Danish Lundbeck’s Alcoholism Cure a Step Closer

The Danish pharmaceuticals company Lundbeck is one step closer to releasing a pill that it claims is an effective treatment for alcoholism, after the drug passed phase III clinical trials with flying colours. While Lundbeck does not claim the ‘Nalmefene’ pill will completely eliminate the need to drink alcohol, the 12-month trials did result in a reduced consumption of more than 50 percent.


The phase III clinical studies monitored more than 2,000 individuals with a heavy alcohol dependency. It was the first time that approximately two-thirds of the participants had ever been treated for alcoholism.


In the first month of treatment the patients’ alcohol intake was shown to fall significantly, and over the course of the 12-month studies, researchers observed that the patients had significantly fewer “heavy drinking days” and overall alcohol consumption fell by more than 50 percent. Nalmefene was shown to diminish their desire to drink excessive amounts and, in particular, their taste for alcohol.

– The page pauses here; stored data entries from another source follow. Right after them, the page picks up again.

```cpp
bool wino14_wide_supported(const ConvArgs& a, int in_align_bytes, int out_align_bytes, bool has_res, int res_align_bytes) {
    if (!wino14_layer_kind_ok(a) || a.cout_pad % 128) return false;
    const Wino14Shape s = wino14_shape(a, in_align_bytes, out_align_bytes, has_res, res_align_bytes);
    return s.fits() && s.fast_io && wino14_wide_scratch_floats(a.B, a.H, a.W, a.cin) * 4 < 0x7FFFFFF0ull;
}

int launch_conv_wino14_wide(const ConvArgs& a, float* scratch, hipStream_t stream) {
    OM_REQUIRE(scratch && (reinterpret_cast<uintptr_t>(scratch) & 15) == 0, OM_EINVAL, "wino14 wide: scratch must be 16-byte aligned");
    OM_REQUIRE(wino14_wide_supported(a, align_bytes(a.in), align_bytes(a.out), a.res != nullptr, align_bytes(a.res)), OM_EINVAL,
               "wino14 wide: cout_pad=%d must be a multiple of 128, the views 16-byte aligned and, like V, below 2 GiB", a.cout_pad);
    Wino14WideParams pw;
    if (int rc = wino14_fill_params(a, pw.k)) return rc;
    const int TW = (a.W + 3) / 4;
    pw.TW = TW;
    pw.v = reinterpret_cast<const _Float16*>(scratch);
    pw.v_bytes = (int)(wino14_wide_scratch_floats(a.B, a.H, a.W, a.cin) * 4);
    Wino14VParams pv;
    pv.in = a.in; pv.v = reinterpret_cast<_Float16*>(scratch);
    pv.B = a.B; pv.H = a.H; pv.W = a.W; pv.in_ps = a.in_pix_stride; pv.in_bytes = pw.k.in_bytes; pv.nch = pw.k.nch; pv.TW = TW; pv.gtot = pw.k.gtot;
    pv.items = (long long)a.B * a.H * TW * pv.nch * 2;
    hipLaunchKernelGGL(wino14_v_kernel, dim3((unsigned)((pv.items + 255) / 256)), dim3(256), 0, stream, pv);
    OM_CHECK_HIP(hipGetLastError());
    if (a.mid_event) OM_CHECK_HIP(hipEventRecord(a.mid_event, stream));
    const long long total2 = (long long)(pw.k.total_tiles / pw.k.n_tiles) * (pw.k.n_tiles / 2);
    const unsigned grid = (unsigned)(total2 < 256 ? total2 : 256);
    if (a.res) hipLaunchKernelGGL(wino14_wide_kernel<1>, dim3(grid), dim3(512), 0, stream, pw);
    else hipLaunchKernelGGL(wino14_wide_kernel<0>, dim3(grid), dim3(512), 0, stream, pw);
    OM_CHECK_HIP(hipGetLastError());
    return OM_OK;
}

}
```

orienmask_amd/csrc/om_common.h:

```cpp
#pragma once
#include <hip/hip_runtime.h>
#include <cstdarg>
#include <cstdint>
#include <cstdio>

#include "../../include/orienmask_hip.h"

namespace om {

void set_error(const char* fmt, ...);

#define OM_CHECK_HIP(expr)                                                              \
    do {                                                                                \
        hipError_t _e = (expr);                                                         \
        if (_e != hipSuccess) {                                                         \
            om::set_error("%s failed: %s (%s:%d)", #expr, hipGetErrorString(_e), __FILE__, __LINE__); \
            return OM_EHIP;                                                             \
        }                                                                               \
    } while (0)

#define OM_REQUIRE(cond, code, ...)                                                     \
    do {                                                                                \
        if (!(cond)) {                                                                  \
            om::set_error(__VA_ARGS__);                                                 \
// ... 69 lines not shown
bool conv3x3_f16_supported(const ConvArgsH& a);
void conv3x3_tile_for_f16(int M, int cout_pad, int W, int kc, int* bm, int* bn);
int conv3x3_f16_get_tall();
void conv3x3_f16_set_tall(int mode);
void conv_tile_for_f16(int M, int cout_pad, int cin, int* bm, int* bn, bool gather = false);
inline size_t conv_f16_weight_halfs(int cout_pad, int ks, int cin) {
    return (size_t)cout_pad * ks * ks * cin;
}
int launch_conv_stem_f16(const float* in_nchw, int B, int H, int W, const float* w, const float* scale,
                         const float* shift, int cout, void* out_nhwc_f16, hipStream_t stream);
void conv_tile_for(int M, int cout_pad, int* bm, int* bn);
int launch_conv_winograd(const ConvArgs& a, float* scratch, hipStream_t stream);
size_t wino_scratch_floats(int B, int H, int W, int C);
int launch_conv_winograd24(const ConvArgs& a, float* scratch, hipStream_t stream);
size_t wino24_scratch_floats(int B, int H, int W, int C);
int launch_conv_wino14_split(const ConvArgs& a, hipStream_t stream);
size_t wino14_wide_scratch_floats(int B, int H, int W, int cin);
bool wino14_wide_supported(const ConvArgs& a, int in_align_bytes, int out_align_bytes, bool has_res, int res_align_bytes);
int launch_conv_wino14_wide(const ConvArgs& a, float* scratch, hipStream_t stream);
bool stem2_f16_supported(int B, int H, int W, int cout2, int out_pix_stride, int out_align_bytes);
int launch_conv_stem2_f16(const float* in_nchw, int B, int H, int W, const float* w1, const float* scale1, const float* shift1,
                          const void* w2_f16, const float* scale2, const float* shift2, int cout2, int leaky2, void* out_nhwc_f16,
                          int out_pix_stride, hipStream_t stream);
struct Stem2Third {
    const void* w_split;
    const float* scale_split;
    const float* shift;
    float* out;
    int cout, leaky, out_pix_stride;
};
bool stem2_split_supported(int B, int H, int W, int cout2, int out_pix_stride, int out_align_bytes, int cout3 = 0,
                           int out3_pix_stride = 0, int out3_align_bytes = 0);
int launch_conv_stem2_split(const float* in_nchw, int B, int H, int W, const float* w1, const float* scale1, const float* shift1,
                            const void* w2_split, const float* scale2_split, const float* shift2, int cout2, int leaky2,
// ... 12 lines not shown
```

orienmask_amd/csrc/om_model.cpp:

```cpp
#include <algorithm>
#include <atomic>
#include <cstdlib>
#include <cstring>
#include <mutex>
#include <string>
#include <vector>

#include "om_common.h"

namespace om {

static thread_local char g_err[512] = "";

void set_error(const char* fmt, ...) {
    va_list ap;
    va_start(ap, fmt);
    vsnprintf(g_err, sizeof(g_err), fmt, ap);
    va_end(ap);
}

enum : int { BUF_INPUT = -1, BUF_BBOX32 = -2, BUF_BBOX16 = -3, BUF_BBOX8 = -4, BUF_ORIENS = -5 };
constexpr int HEAD_PIX_STRIDE = 256;

struct BufDef {
// ... 25 lines not shown
    Igemm,
    Split, SplitGather, SplitDirect3x3,
    Wino, WinoFused, Wino24,
    Wino14, Wino14Wide,
    IgemmF16, IgemmF16Gather,
    Conv3x3F16, Conv3x3F16Tall,
};

struct LayerPlan {
    Form form = Form::Stem;
    int bm = 0, bn = 0;
    size_t scratch_floats = 0;
    enum Blob { F32, SPLIT, F16 } blob = F32;
    int64_t w_off = -1, scale_off = -1;
    int ksplit_max = 0;
    bool to_side = false;
    bool gather = false;
};

static int algo_code(Form f, bool f16) {
    switch (f) {
        case Form::Stem: return 0;
        case Form::Igemm: case Form::IgemmF16: return 1;
        case Form::Wino: return 2;
        case Form::WinoFused: return 3;
        case Form::Conv3x3F16: return 4;
        case Form::Wino24: case Form::IgemmF16Gather: return 5;
        case Form::Conv3x3F16Tall: return 6;
        case Form::Split: case Form::SplitDirect3x3: case Form::Stem2F16: return 7;
        case Form::Wino14: return 8;
// ... 340 lines not shown
        p.ksplit_max = latency ? latency_ksplit : 0;
        const bool wino = li.wino_planes != 0 && om::wino_enabled();
        if (wino && split) {
            int R = 0, Ct = 0, ncb = 0, nrb = 0;
            om::wino14_geometry(B, Hin, Win, &R, &Ct, &ncb, &nrb);
            const long long tiles = (long long)nrb * ncb * (li.cout_pad / 64);
            p.blob = om::LayerPlan::SPLIT;
            if (latency && tiles <= 128) {
                p.form = Form::SplitDirect3x3;
                p.w_off = li.wsplit_direct_off; p.scale_off = li.wsplit_direct_scale_off;
                om::conv_tile_for_split(B * Hin * Win, li.cout_pad, &p.bm, &p.bn);
                return p;
            }
            p.form = Form::Wino14; p.bm = 128; p.bn = 64;
            p.w_off = li.wsplit_off; p.scale_off = li.wsplit_scale_off;
            if (switch_on(SW_W14_WIDE) && li.cin >= 512 && tiles > 256 && L.in.buf >= 0 && L.out.buf >= 0 && (!L.has_res || L.res.buf >= 0)) {
                om::ConvArgs a{};
                layer_shape(a, L, p, B, H, W);
                if (om::wino14_wide_supported(a, view_align_bytes(L.in, false), view_align_bytes(L.out, false), L.has_res,
                                              L.has_res ? view_align_bytes(L.res, false) : 0)) {
                    p.form = Form::Wino14Wide; p.bn = 128;
                    p.scratch_floats = om::wino14_wide_scratch_floats(B, Hin, Win, li.cin);
                }
            }
        } else if (wino && cells >= 1700ll) {
            p.form = Form::Wino24; p.bm = 64; p.bn = 64;
            p.w_off = li.wino_off;
            p.scratch_floats = om::wino24_scratch_floats(B, Hin, Win, li.cin);
        } else if (wino) {
            const bool fused_transform = om::wino_fused_for(li.cin);
            p.form = fused_transform ? Form::WinoFused : Form::Wino;
            p.bm = 64;
            p.bn = fused_transform ? (li.cout_pad % 128 == 0 ? 128 : 64) : om::wino_bn((long long)B * ((Hin + 1) / 2) * ((Win + 1) / 2), li.cout_pad);
            p.w_off = li.wino_alt_off;
            p.scratch_floats = om::wino_scratch_floats(B, Hin, Win, li.cin);
        } else if (split && li.wino_planes == 0) {
            p.blob = om::LayerPlan::SPLIT;
            p.w_off = li.wsplit_off; p.scale_off = li.wsplit_scale_off;
            p.to_side = on_read && L.side >= 0; p.gather = on_read && !L.gather.empty();
            p.form = p.gather ? Form::SplitGather : Form::Split;
            om::conv_tile_for_split(B * Ho * Wo, li.cout_pad, &p.bm, &p.bn, p.gather);
        } else {
            p.form = Form::Igemm;
            om::conv_tile_for(B * Ho * Wo, li.cout_pad, &p.bm, &p.bn);
        }
        return p;
    }

    size_t buf_floats(int i, int B, int H, int W) const {
        return (size_t)B * (H / bufs[i].div) * (W / bufs[i].div) * bufs[i].C;
    }

    struct Layout {
        std::vector<om::LayerPlan> plans;
        std::vector<size_t> buf_off;
        std::vector<size_t> scratch_off;
        size_t tickets_off = 0, partial_off = 0, total = 0;
    };

    Layout layout(int B, int H, int W, bool f16) const {
        const size_t esz = f16 ? 2 : 4;
// ... 161 lines not shown
            const float* shift = m->weights + L.info.shift_off;
            return f16 ? om::launch_conv_stem_f16(x, B, H / L.in_div, W / L.in_div, m->weights + p.w_off, scale_of(p), shift, L.info.cout, ptr_of(L.out), stream)
                       : om::launch_conv_stem(x, B, H / L.in_div, W / L.in_div, m->weights + p.w_off, scale_of(p), shift, L.info.cout,
                                              static_cast<float*>(ptr_of(L.out)), stream);
        }
        if (f16) {
            om::ConvArgsH a = conv_args<om::ConvArgsH>(index, p);
            a.out_f32 = L.out.buf < 0 ? 1 : 0;
            if (int rc = ev.mid()) return rc;
            return om::launch_conv_igemm_f16(a, stream);
        }
        om::ConvArgs a = conv_args<om::ConvArgs>(index, p);
        a.sk_partial = sk_partial;
        a.status = status;
        a.ksplit_max = p.ksplit_max;
        a.split = p.form == Form::Wino14 || p.form == Form::Wino14Wide ? 1 : 0;
        float* scratch = reinterpret_cast<float*>(workspace + lay->scratch_off[index]);
        switch (p.form) {
            case Form::Wino: case Form::WinoFused: a.mid_event = ev.ev_mid; return om::launch_conv_winograd(a, scratch, stream);
            case Form::Wino24: a.mid_event = ev.ev_mid; return om::launch_conv_winograd24(a, scratch, stream);
            case Form::Wino14Wide: a.mid_event = ev.ev_mid; return om::launch_conv_wino14_wide(a, scratch, stream);
            default: break;
        }
        if (int rc = ev.mid()) return rc;
        switch (p.form) {
            case Form::Wino14: return om::launch_conv_wino14_split(a, stream);
            case Form::Split: case Form::SplitGather: case Form::SplitDirect3x3: return om::launch_conv_igemm_split(a, stream);
            case Form::Igemm: return om::launch_conv_igemm(a, stream);
            default: break;
        }
        om::set_error("no launch for kernel form %d", (int)p.form);
        return OM_ESTATE;
    }

    int launch_first_layers(const om::LayerPlan& p, const LayerEvents& ev) const {
        const om::LayerDef& S = m->layers[0];
        const om::LayerDef& N = m->layers[1];
        const float *w = m->weights + p.w_off, *scale = scale_of(p), *shift = m->weights + S.info.shift_off;
        const float* n_shift = m->weights + N.info.shift_off;
        const int n_stride = m->pix_stride(N.out.buf);
        if (int rc = ev.mid()) return rc;
// ... 464 lines not shown
                               int res_pix_stride, float* out, int out_pix_stride, void* scratch, size_t scratch_bytes,
                               int32_t* status_dev, om_stream stream) {
    return conv2d_winograd24_impl(in, B, H, W, cin, in_pix_stride, static_cast<const float*>(u_split), scale_split, shift, cout,
                                  leaky, res, res_pix_stride, out, out_pix_stride, scratch, scratch_bytes, stream, 1, status_dev);
}

int om_conv2d_wino14_split(const float* in, int B, int H, int W, int cin, int in_pix_stride, const void* u14_split,
                           const float* scale_split, const float* shift, int cout, int leaky, const float* res,
                           int res_pix_stride, float* out, int out_pix_stride, int32_t* status_dev, om_stream stream) {
    OM_REQUIRE(B > 0 && H > 0 && W > 0, OM_EINVAL, "om_conv2d_wino14_split: bad shape");
    om::ConvArgs a;
    a.in = in; a.w = static_cast<const float*>(u14_split); a.scale = scale_split; a.shift = shift; a.res = res; a.out = out;
    om::fill_conv_shape(a, B, H, W, cin, in_pix_stride, cout, om::round_up(cout, 64), 3, 1, leaky, res_pix_stride, out_pix_stride);
    a.split = 1; a.status = status_dev;
    if (int rc = unit_ticket(static_cast<hipStream_t>(stream), &a.ticket)) return rc;
    return om::launch_conv_wino14_split(a, static_cast<hipStream_t>(stream));
}

size_t om_conv2d_wino14_wide_scratch_bytes(int B, int H, int W, int cin) {
    if (B <= 0 || H <= 0 || W <= 0 || cin <= 0 || cin % 16) return 0;
    return om::align_up(om::wino14_wide_scratch_floats(B, H, W, cin) * sizeof(float), 256);
}

int om_conv2d_wino14_wide(const float* in, int B, int H, int W, int cin, int in_pix_stride, const void* u14_split,
                          const float* scale_split, const float* shift, int cout, int leaky, const float* res,
                          int res_pix_stride, float* out, int out_pix_stride, void* scratch, size_t scratch_bytes,
                          int32_t* status_dev, om_stream stream) {
    OM_REQUIRE(B > 0 && H > 0 && W > 0, OM_EINVAL, "om_conv2d_wino14_wide: bad shape");
    OM_REQUIRE(scratch && scratch_bytes >= om_conv2d_wino14_wide_scratch_bytes(B, H, W, cin), OM_ENOMEM,
               "om_conv2d_wino14_wide: scratch too small");
    om::ConvArgs a;
    a.in = in; a.w = static_cast<const float*>(u14_split); a.scale = scale_split; a.shift = shift; a.res = res; a.out = out;
    om::fill_conv_shape(a, B, H, W, cin, in_pix_stride, cout, om::round_up(cout, 64), 3, 1, leaky, res_pix_stride, out_pix_stride);
    a.split = 1; a.status = status_dev;
    if (int rc = unit_ticket(static_cast<hipStream_t>(stream), &a.ticket)) return rc;
    return om::launch_conv_wino14_wide(a, static_cast<float*>(scratch), static_cast<hipStream_t>(stream));
}

int om_set_wino14_wide(int on) {
    OM_REQUIRE(on == 0 || on == 1, OM_EINVAL, "om_set_wino14_wide: %d", on);
    switch_flag(SW_W14_WIDE).store(on, std::memory_order_relaxed);
    return OM_OK;
}
int om_get_wino14_wide(void) { return switch_on(SW_W14_WIDE) ? 1 : 0; }

int om_conv2d_stem3_split(const float* in, int B, int H, int W, const float* w1, const float* scale1, const float* shift1,
                          const void* w2_split, const float* scale2_split, const float* shift2, int cout2, int leaky2, float* out,
                          int out_pix_stride, const void* w3_split, const float* scale3_split, const float* shift3, int cout3, int leaky3,
                          float* out3, int out3_pix_stride, int32_t* status_dev, om_stream stream) {
    om::Stem2Third third{w3_split, scale3_split, shift3, out3, cout3, leaky3, out3_pix_stride};
    return om::launch_conv_stem2_split(in, B, H, W, w1, scale1, shift1, w2_split, scale2_split, shift2, cout2, leaky2, out,
// ... 43 lines not shown
```

orienmask_amd/csrc/wino14_shared.h:

```cpp
#pragma once
#include <cstdlib>
#include <type_traits>
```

The pill showed few side effects at the prescribed, low dosage level and was also considered safe for the liver. Lundbeck claimed, moreover, that Nalmefene can be taken at will – on an “as-needed basis” – as a means to “limit the intake of alcohol, rather than requiring full abstinence”.


“Across the clinical phase III programme, consistency and robustness were observed and the studies support the overall positive clinical profile of Nalmefene,” announced Lundbeck’s director of development, Anders Gersel Pedersen, in a press statement.


“We are pleased that we now have reached a stage with Nalmefene where we can plan the regulatory process with an expected submission of the [EU marketing] application by the end of the year.”


The National Board of Health estimates that more than ten percent of the Danish adult population are alcoholics in need of some sort of alcohol treatment. It estimates moreover that 20 percent of the population drinks more than the recommended maximum alcohol intake –14 alcoholic units per week for women (the equivalent of 14 glasses of wine) and 21 alcoholic units per week for men (ten and a half pints of beer).


Nalmefene is also a potential treatment for addictions to all types of opioid drugs – including morphine, codeine and opium – as well as a treatment for addictive behaviours.


An early clinical study of Nalmefene’s effect on compulsive gamblers, which was reported in the American Journal of Psychiatry in 2006, reported that 59.2 percent of patients on small doses of the drug showed “much improved”, or “very much improved”, behavioural control and significantly reduced their gambling, in contrast with 34 percent of the control group who received a placebo.


Lundbeck has big expectations for the drug.


“Nalmefene is a joker in our portfolio,” Lundberg’s president Ulf Wiinberg told Børsen financial daily last year, after Nalmefene had cleared phase II trials and phase III trials had just begun.


Wiinberg noted that the social costs of alcoholism alone were in the billions of euros, so potential sales could be as high as 2.5 billion kroner a year. He added, however, that real sales would depend on whether health authorities and the population at large could accept the idea of taking a pill to treat alcoholism or even heavy drinking.


Michael Friis Jørgensen, a senior analyst from Alm. Brand Markets, a Danish market research firm, suggested that the medical community itself could, in fact, be the biggest impediment to Nalmefene’s sales success – for the very reason that the pill helps alcoholics reduce their drinking to ‘safe’ levels without having to give up alcohol entirely.


Jørgensen told Berlingske newspaper that Lundbeck’s next challenge would be to convince doctors and alcohol treatment professionals that a Nalmefene pill and continued moderate drinking might be favourable to the current treatment philosophy of zero-tolerance or total abstinence.